Record set:
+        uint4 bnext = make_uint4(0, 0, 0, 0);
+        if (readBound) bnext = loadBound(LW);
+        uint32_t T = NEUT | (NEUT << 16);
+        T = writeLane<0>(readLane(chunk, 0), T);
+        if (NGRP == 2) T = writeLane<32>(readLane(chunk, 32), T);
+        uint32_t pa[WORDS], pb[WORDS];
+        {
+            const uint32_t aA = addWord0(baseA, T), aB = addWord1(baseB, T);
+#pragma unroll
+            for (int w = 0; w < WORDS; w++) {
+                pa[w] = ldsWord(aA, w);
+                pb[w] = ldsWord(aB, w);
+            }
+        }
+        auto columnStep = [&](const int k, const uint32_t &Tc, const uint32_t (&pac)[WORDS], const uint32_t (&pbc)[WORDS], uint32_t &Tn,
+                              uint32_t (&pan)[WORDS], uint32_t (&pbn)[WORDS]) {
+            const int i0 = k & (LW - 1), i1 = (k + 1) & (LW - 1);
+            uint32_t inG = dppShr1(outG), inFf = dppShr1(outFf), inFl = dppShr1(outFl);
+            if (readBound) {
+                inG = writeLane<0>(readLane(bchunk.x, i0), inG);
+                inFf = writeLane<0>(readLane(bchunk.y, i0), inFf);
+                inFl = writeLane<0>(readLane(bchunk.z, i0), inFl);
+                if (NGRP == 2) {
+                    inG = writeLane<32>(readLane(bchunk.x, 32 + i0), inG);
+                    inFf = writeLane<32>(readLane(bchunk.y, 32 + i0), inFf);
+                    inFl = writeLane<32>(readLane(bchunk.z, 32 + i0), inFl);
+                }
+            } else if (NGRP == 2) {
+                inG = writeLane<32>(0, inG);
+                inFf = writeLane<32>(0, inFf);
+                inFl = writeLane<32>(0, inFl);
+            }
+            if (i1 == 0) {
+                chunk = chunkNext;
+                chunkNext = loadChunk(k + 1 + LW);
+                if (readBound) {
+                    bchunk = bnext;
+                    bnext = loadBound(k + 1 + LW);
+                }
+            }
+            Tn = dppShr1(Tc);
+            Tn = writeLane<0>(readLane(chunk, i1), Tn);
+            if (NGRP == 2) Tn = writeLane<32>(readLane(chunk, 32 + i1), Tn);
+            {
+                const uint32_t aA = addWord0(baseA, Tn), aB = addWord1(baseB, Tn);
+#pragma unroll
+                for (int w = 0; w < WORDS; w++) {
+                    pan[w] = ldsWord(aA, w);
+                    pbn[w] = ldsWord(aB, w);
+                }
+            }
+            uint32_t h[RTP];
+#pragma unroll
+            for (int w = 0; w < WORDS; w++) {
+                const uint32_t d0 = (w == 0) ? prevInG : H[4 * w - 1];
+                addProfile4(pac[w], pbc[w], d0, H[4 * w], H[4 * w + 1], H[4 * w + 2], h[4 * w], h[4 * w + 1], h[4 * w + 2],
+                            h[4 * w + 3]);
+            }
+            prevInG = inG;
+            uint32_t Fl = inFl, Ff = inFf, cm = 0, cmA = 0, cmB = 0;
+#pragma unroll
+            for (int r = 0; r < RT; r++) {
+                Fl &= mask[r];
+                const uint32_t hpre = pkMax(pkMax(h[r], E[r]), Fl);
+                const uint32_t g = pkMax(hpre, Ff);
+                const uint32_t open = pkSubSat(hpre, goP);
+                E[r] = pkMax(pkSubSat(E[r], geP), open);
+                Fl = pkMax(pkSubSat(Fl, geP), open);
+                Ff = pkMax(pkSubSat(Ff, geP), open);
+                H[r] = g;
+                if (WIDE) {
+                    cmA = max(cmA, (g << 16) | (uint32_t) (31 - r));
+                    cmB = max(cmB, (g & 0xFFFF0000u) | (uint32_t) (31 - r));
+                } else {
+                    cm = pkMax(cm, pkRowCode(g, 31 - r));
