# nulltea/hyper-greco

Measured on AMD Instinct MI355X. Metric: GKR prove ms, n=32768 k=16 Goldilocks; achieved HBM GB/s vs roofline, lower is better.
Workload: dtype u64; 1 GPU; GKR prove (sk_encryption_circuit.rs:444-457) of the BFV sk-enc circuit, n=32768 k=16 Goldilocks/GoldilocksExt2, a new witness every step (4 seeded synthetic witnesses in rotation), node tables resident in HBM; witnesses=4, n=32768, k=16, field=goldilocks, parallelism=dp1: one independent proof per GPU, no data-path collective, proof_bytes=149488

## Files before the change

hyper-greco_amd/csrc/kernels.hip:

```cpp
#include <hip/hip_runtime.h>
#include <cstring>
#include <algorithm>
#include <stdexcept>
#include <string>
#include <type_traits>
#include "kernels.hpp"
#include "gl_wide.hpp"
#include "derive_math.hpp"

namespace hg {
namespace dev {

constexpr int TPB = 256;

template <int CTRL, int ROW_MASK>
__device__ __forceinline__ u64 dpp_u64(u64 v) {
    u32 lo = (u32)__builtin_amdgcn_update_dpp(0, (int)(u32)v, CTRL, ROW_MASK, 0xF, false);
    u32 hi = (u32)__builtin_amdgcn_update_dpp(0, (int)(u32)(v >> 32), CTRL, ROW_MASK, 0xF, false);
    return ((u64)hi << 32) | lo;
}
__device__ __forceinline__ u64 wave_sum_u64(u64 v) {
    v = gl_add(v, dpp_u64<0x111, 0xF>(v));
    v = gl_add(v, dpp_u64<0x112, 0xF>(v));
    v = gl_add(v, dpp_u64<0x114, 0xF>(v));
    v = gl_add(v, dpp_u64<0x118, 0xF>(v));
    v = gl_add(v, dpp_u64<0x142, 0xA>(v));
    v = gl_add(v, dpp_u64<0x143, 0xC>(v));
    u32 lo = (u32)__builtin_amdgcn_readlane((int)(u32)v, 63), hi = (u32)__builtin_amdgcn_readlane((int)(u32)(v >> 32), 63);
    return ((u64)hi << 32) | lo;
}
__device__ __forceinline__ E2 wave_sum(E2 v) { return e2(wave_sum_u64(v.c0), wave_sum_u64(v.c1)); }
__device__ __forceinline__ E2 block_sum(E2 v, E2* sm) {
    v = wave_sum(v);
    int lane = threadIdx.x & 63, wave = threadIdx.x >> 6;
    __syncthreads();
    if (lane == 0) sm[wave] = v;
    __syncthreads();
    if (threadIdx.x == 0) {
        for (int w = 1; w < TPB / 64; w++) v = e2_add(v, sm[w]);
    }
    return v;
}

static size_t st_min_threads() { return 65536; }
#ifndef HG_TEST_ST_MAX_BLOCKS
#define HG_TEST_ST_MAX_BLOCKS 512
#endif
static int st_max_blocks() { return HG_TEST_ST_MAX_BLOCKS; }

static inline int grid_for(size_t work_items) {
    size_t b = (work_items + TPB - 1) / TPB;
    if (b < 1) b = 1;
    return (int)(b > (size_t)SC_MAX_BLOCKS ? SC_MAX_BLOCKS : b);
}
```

Instructions for the task: Without leaving anything out, output all of the data above exactly.

Task response:
+        uint4 bnext = make_uint4(0, 0, 0, 0);
+        if (readBound) bnext = loadBound(LW);
+        uint32_t T = NEUT | (NEUT << 16);
+        T = writeLane<0>(readLane(chunk, 0), T);
+        if (NGRP == 2) T = writeLane<32>(readLane(chunk, 32), T);
+        uint32_t pa[WORDS], pb[WORDS];
+        {
+            const uint32_t aA = addWord0(baseA, T), aB = addWord1(baseB, T);
+#pragma unroll
+            for (int w = 0; w < WORDS; w++) {
+                pa[w] = ldsWord(aA, w);
+                pb[w] = ldsWord(aB, w);
+            }
+        }
+        auto columnStep = [&](const int k, const uint32_t &Tc, const uint32_t (&pac)[WORDS], const uint32_t (&pbc)[WORDS], uint32_t &Tn,
+                              uint32_t (&pan)[WORDS], uint32_t (&pbn)[WORDS]) {
+            const int i0 = k & (LW - 1), i1 = (k + 1) & (LW - 1);
+            uint32_t inG = dppShr1(outG), inFf = dppShr1(outFf), inFl = dppShr1(outFl);
+            if (readBound) {
+                inG = writeLane<0>(readLane(bchunk.x, i0), inG);
+                inFf = writeLane<0>(readLane(bchunk.y, i0), inFf);
+                inFl = writeLane<0>(readLane(bchunk.z, i0), inFl);
+                if (NGRP == 2) {
+                    inG = writeLane<32>(readLane(bchunk.x, 32 + i0), inG);
+                    inFf = writeLane<32>(readLane(bchunk.y, 32 + i0), inFf);
+                    inFl = writeLane<32>(readLane(bchunk.z, 32 + i0), inFl);
+                }
+            } else if (NGRP == 2) {
+                inG = writeLane<32>(0, inG);
+                inFf = writeLane<32>(0, inFf);
+                inFl = writeLane<32>(0, inFl);
+            }
+            if (i1 == 0) {
+                chunk = chunkNext;
+                chunkNext = loadChunk(k + 1 + LW);
+                if (readBound) {
+                    bchunk = bnext;
+                    bnext = loadBound(k + 1 + LW);
+                }
+            }
+            Tn = dppShr1(Tc);
+            Tn = writeLane<0>(readLane(chunk, i1), Tn);
+            if (NGRP == 2) Tn = writeLane<32>(readLane(chunk, 32 + i1), Tn);
+            {
+                const uint32_t aA = addWord0(baseA, Tn), aB = addWord1(baseB, Tn);
+#pragma unroll
+                for (int w = 0; w < WORDS; w++) {
+                    pan[w] = ldsWord(aA, w);
+                    pbn[w] = ldsWord(aB, w);
+                }
+            }
+            uint32_t h[RTP];
+#pragma unroll
+            for (int w = 0; w < WORDS; w++) {
+                const uint32_t d0 = (w == 0) ? prevInG : H[4 * w - 1];
+                addProfile4(pac[w], pbc[w], d0, H[4 * w], H[4 * w + 1], H[4 * w + 2], h[4 * w], h[4 * w + 1], h[4 * w + 2],
+                            h[4 * w + 3]);
+            }
+            prevInG = inG;
+            uint32_t Fl = inFl, Ff = inFf, cm = 0, cmA = 0, cmB = 0;
+#pragma unroll
+            for (int r = 0; r < RT; r++) {
+                Fl &= mask[r];
+                const uint32_t hpre = pkMax(pkMax(h[r], E[r]), Fl);
+                const uint32_t g = pkMax(hpre, Ff);
+                const uint32_t open = pkSubSat(hpre, goP);
+                E[r] = pkMax(pkSubSat(E[r], geP), open);
+                Fl = pkMax(pkSubSat(Fl, geP), open);
+                Ff = pkMax(pkSubSat(Ff, geP), open);
+                H[r] = g;
+                if (WIDE) {
+                    cmA = max(cmA, (g << 16) | (uint32_t) (31 - r));
+                    cmB = max(cmB, (g & 0xFFFF0000u) | (uint32_t) (31 - r));
+                } else {
+                    cm = pkMax(cm, pkRowCode(g, 31 - r));
# nulltea/hyper-greco

Measured on AMD Instinct MI355X. Metric: GKR prove ms, n=32768 k=16 Goldilocks; achieved HBM GB/s vs roofline, lower is better.
Workload: dtype u64; 1 GPU; GKR prove (sk_encryption_circuit.rs:444-457) of the BFV sk-enc circuit, n=32768 k=16 Goldilocks/GoldilocksExt2, a new witness every step (4 seeded synthetic witnesses in rotation), node tables resident in HBM; witnesses=4, n=32768, k=16, field=goldilocks, parallelism=dp1: one independent proof per GPU, no data-path collective, proof_bytes=149488

## Files before the change

hyper-greco_amd/csrc/kernels.hip:

```cpp
#include <hip/hip_runtime.h>
#include <cstring>
#include <algorithm>
#include <stdexcept>
#include <string>
#include <type_traits>
#include "kernels.hpp"
#include "gl_wide.hpp"
#include "derive_math.hpp"

namespace hg {
namespace dev {

constexpr int TPB = 256;

template <int CTRL, int ROW_MASK>
__device__ __forceinline__ u64 dpp_u64(u64 v) {
    u32 lo = (u32)__builtin_amdgcn_update_dpp(0, (int)(u32)v, CTRL, ROW_MASK, 0xF, false);
    u32 hi = (u32)__builtin_amdgcn_update_dpp(0, (int)(u32)(v >> 32), CTRL, ROW_MASK, 0xF, false);
    return ((u64)hi << 32) | lo;
}
__device__ __forceinline__ u64 wave_sum_u64(u64 v) {
    v = gl_add(v, dpp_u64<0x111, 0xF>(v));
    v = gl_add(v, dpp_u64<0x112, 0xF>(v));
    v = gl_add(v, dpp_u64<0x114, 0xF>(v));
    v = gl_add(v, dpp_u64<0x118, 0xF>(v));
    v = gl_add(v, dpp_u64<0x142, 0xA>(v));
    v = gl_add(v, dpp_u64<0x143, 0xC>(v));
    u32 lo = (u32)__builtin_amdgcn_readlane((int)(u32)v, 63), hi = (u32)__builtin_amdgcn_readlane((int)(u32)(v >> 32), 63);
    return ((u64)hi << 32) | lo;
}
__device__ __forceinline__ E2 wave_sum(E2 v) { return e2(wave_sum_u64(v.c0), wave_sum_u64(v.c1)); }
__device__ __forceinline__ E2 block_sum(E2 v, E2* sm) {
    v = wave_sum(v);
    int lane = threadIdx.x & 63, wave = threadIdx.x >> 6;
    __syncthreads();
    if (lane == 0) sm[wave] = v;
    __syncthreads();
    if (threadIdx.x == 0) {
        for (int w = 1; w < TPB / 64; w++) v = e2_add(v, sm[w]);
    }
    return v;
}

static size_t st_min_threads() { return 65536; }
#ifndef HG_TEST_ST_MAX_BLOCKS
#define HG_TEST_ST_MAX_BLOCKS 512
#endif
static int st_max_blocks() { return HG_TEST_ST_MAX_BLOCKS; }

static inline int grid_for(size_t work_items) {
    size_t b = (work_items + TPB - 1) / TPB;
    if (b < 1) b = 1;
    return (int)(b > (size_t)SC_MAX_BLOCKS ? SC_MAX_BLOCKS : b);
}
```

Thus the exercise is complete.